# weecology/DeepTreeAttention

Hardware: AMD Instinct MI355X
Metric: patches/sec (train step) Hang2020 369-band 11x11 (higher is better)
Workload: dtype bf16; 1 GPU; Hang2020 spectral+spatial attention train step (fwd + weighted CE + bwd + Adam), bands=369 11x11 classes=200; per_gpu_batch=1024, global_batch=1024, parallelism=dp1, overlap_comm=False, ranks_seen=1

## Files before the change

deeptreeattention_amd/csrc/capi.hip:

```cpp
#include <math.h>
#include <stdlib.h>
#include <stdarg.h>
#include <stdio.h>
#include <string.h>

#include "../../include/dta_hip.h"
#include "kernels.h"
#include "xchg_dev.h"

using namespace dta;

extern "C" {
int dta_xchg_side_args(dta_xchg* x, const double* alpha_g, long long alpha_slot, dta::XchgArgs* out);
void dta_xchg_side_cancel(dta_xchg* x);
}

static thread_local char g_err[512] = "";
void dta_set_error(const char* fmt, ...) {
  va_list ap;
  va_start(ap, fmt);
  vsnprintf(g_err, sizeof(g_err), fmt, ap);
  va_end(ap);
}

// ... 309 lines not shown
  ca.B = p.B; ca.H = p.Hc[L]; ca.W = p.Wc[L]; ca.NC = p.NCin[L]; ca.N = Nconv; ca.Q = p.Qin[L]; ca.HW = p.HWc[L];
  return ca;
}
ConvArgs dgrad_conv_geom(const Plan& p, int L) {
  ConvArgs ca;
  memset(&ca, 0, sizeof(ca));
  ca.B = p.B; ca.H = p.Hc[L]; ca.W = p.Wc[L]; ca.NC = CH[L] / 16; ca.N = CH[L - 1]; ca.Q = p.Qin[L]; ca.HW = p.HWc[L];
  return ca;
}
inline int conv_tab_slot_fwd(int L) { return L; }
inline int conv_tab_slot_dgrad(int L) { return 2 + L; }
void use_conv_tabs(const Plan& p, void* ws, ConvArgs& ca, int G, int slot) {
  if (p.esz != 2) return;
  const int rows = conv_bf16_rows(ca, G);
  if (rows <= 0 || ca.HW > rows) return;
  ca.tabs = reinterpret_cast<const int*>(reinterpret_cast<char*>(ws) + p.rowtabs + (size_t)slot * CONV_TAB_BYTES);
  ca.tabs_rows = rows;
}
bool add_conv_tab_job(const Plan& p, void* ws, const ConvArgs& geom, int G, int slot, ConvTabGroup& tg) {
  ConvArgs ca = geom;
  use_conv_tabs(p, ws, ca, G, slot);
  if (!ca.tabs) return false;
  ConvTabJob& j = tg.job[tg.n++];
  j.HW = ca.HW; j.W = ca.W; j.Q = ca.Q; j.rows = ca.tabs_rows; j.ppw = ca.tabs_rows / ca.HW; j.order = switches().conv_order;
  j.dst = const_cast<int*>(ca.tabs);
  return true;
}

struct LossArgs { const long long* labels; const float* weight; float* loss; float* dlogits; float* scratch; };

struct FwdOpts {
  const void* x_tiles = nullptr;
  const float* gate = nullptr;
  const LossArgs* loss = nullptr;
  bool y0_ready = false;
};
struct BwdOpts {
  int phases = 3;
  const void* x_tiles = nullptr;
  float* dalpha32 = nullptr;
  const float* gate = nullptr;
  dta_xchg* xchg = nullptr;
  long long alpha_slot = -1;
};

bool tail_plan(const Plan& p, const dta_net_desc* d, float* const (*scores)[3]) {
  if (d->kind != DTA_NET_HANG2020 || !d->training || (d->heads_mask & 7) != 4 || (d->heads_mask & DTA_FORWARD_ONLY)) return false;
  if (switches().no_tail || switches().no_lean || !(switches().lean_mask & 1) || switches().bn_inkernel || (switches().fanin & 1)) return false;
  if (scores && (scores[0][2] || scores[1][2])) return false;
  if (p.H != 11 || p.W != 11 || p.F[0][2] != 128 || p.F[1][2] != 512) return false;
  return true;
}
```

▶ [WHAT THE EXERCISE ASKS]: Give back all the data exactly as written.

▶ [REPLY TO THE EXERCISE]:
# weecology/DeepTreeAttention

Hardware: AMD Instinct MI355X
Metric: patches/sec (train step) Hang2020 369-band 11x11 (higher is better)
Workload: dtype bf16; 1 GPU; Hang2020 spectral+spatial attention train step (fwd + weighted CE + bwd + Adam), bands=369 11x11 classes=200; per_gpu_batch=1024, global_batch=1024, parallelism=dp1, overlap_comm=False, ranks_seen=1

## Files before the change

deeptreeattention_amd/csrc/capi.hip:

```cpp
#include <math.h>
#include <stdlib.h>
#include <stdarg.h>
#include <stdio.h>
#include <string.h>

#include "../../include/dta_hip.h"
#include "kernels.h"
#include "xchg_dev.h"

using namespace dta;

extern "C" {
int dta_xchg_side_args(dta_xchg* x, const double* alpha_g, long long alpha_slot, dta::XchgArgs* out);
void dta_xchg_side_cancel(dta_xchg* x);
}

static thread_local char g_err[512] = "";
void dta_set_error(const char* fmt, ...) {
  va_list ap;
  va_start(ap, fmt);
  vsnprintf(g_err, sizeof(g_err), fmt, ap);
  va_end(ap);
}

// ... 309 lines not shown
  ca.B = p.B; ca.H = p.Hc[L]; ca.W = p.Wc[L]; ca.NC = p.NCin[L]; ca.N = Nconv; ca.Q = p.Qin[L]; ca.HW = p.HWc[L];
  return ca;
}
ConvArgs dgrad_conv_geom(const Plan& p, int L) {
  ConvArgs ca;
  memset(&ca, 0, sizeof(ca));
  ca.B = p.B; ca.H = p.Hc[L]; ca.W = p.Wc[L]; ca.NC = CH[L] / 16; ca.N = CH[L - 1]; ca.Q = p.Qin[L]; ca.HW = p.HWc[L];
  return ca;
}
inline int conv_tab_slot_fwd(int L) { return L; }
inline int conv_tab_slot_dgrad(int L) { return 2 + L; }
void use_conv_tabs(const Plan& p, void* ws, ConvArgs& ca, int G, int slot) {
  if (p.esz != 2) return;
  const int rows = conv_bf16_rows(ca, G);
  if (rows <= 0 || ca.HW > rows) return;
  ca.tabs = reinterpret_cast<const int*>(reinterpret_cast<char*>(ws) + p.rowtabs + (size_t)slot * CONV_TAB_BYTES);
  ca.tabs_rows = rows;
}
bool add_conv_tab_job(const Plan& p, void* ws, const ConvArgs& geom, int G, int slot, ConvTabGroup& tg) {
  ConvArgs ca = geom;
  use_conv_tabs(p, ws, ca, G, slot);
  if (!ca.tabs) return false;
  ConvTabJob& j = tg.job[tg.n++];
  j.HW = ca.HW; j.W = ca.W; j.Q = ca.Q; j.rows = ca.tabs_rows; j.ppw = ca.tabs_rows / ca.HW; j.order = switches().conv_order;
  j.dst = const_cast<int*>(ca.tabs);
  return true;
}

struct LossArgs { const long long* labels; const float* weight; float* loss; float* dlogits; float* scratch; };

struct FwdOpts {
  const void* x_tiles = nullptr;
  const float* gate = nullptr;
  const LossArgs* loss = nullptr;
  bool y0_ready = false;
};
struct BwdOpts {
  int phases = 3;
  const void* x_tiles = nullptr;
  float* dalpha32 = nullptr;
  const float* gate = nullptr;
  dta_xchg* xchg = nullptr;
  long long alpha_slot = -1;
};

bool tail_plan(const Plan& p, const dta_net_desc* d, float* const (*scores)[3]) {
  if (d->kind != DTA_NET_HANG2020 || !d->training || (d->heads_mask & 7) != 4 || (d->heads_mask & DTA_FORWARD_ONLY)) return false;
  if (switches().no_tail || switches().no_lean || !(switches().lean_mask & 1) || switches().bn_inkernel || (switches().fanin & 1)) return false;
  if (scores && (scores[0][2] || scores[1][2])) return false;
  if (p.H != 11 || p.W != 11 || p.F[0][2] != 128 || p.F[1][2] != 512) return false;
  return true;
}
```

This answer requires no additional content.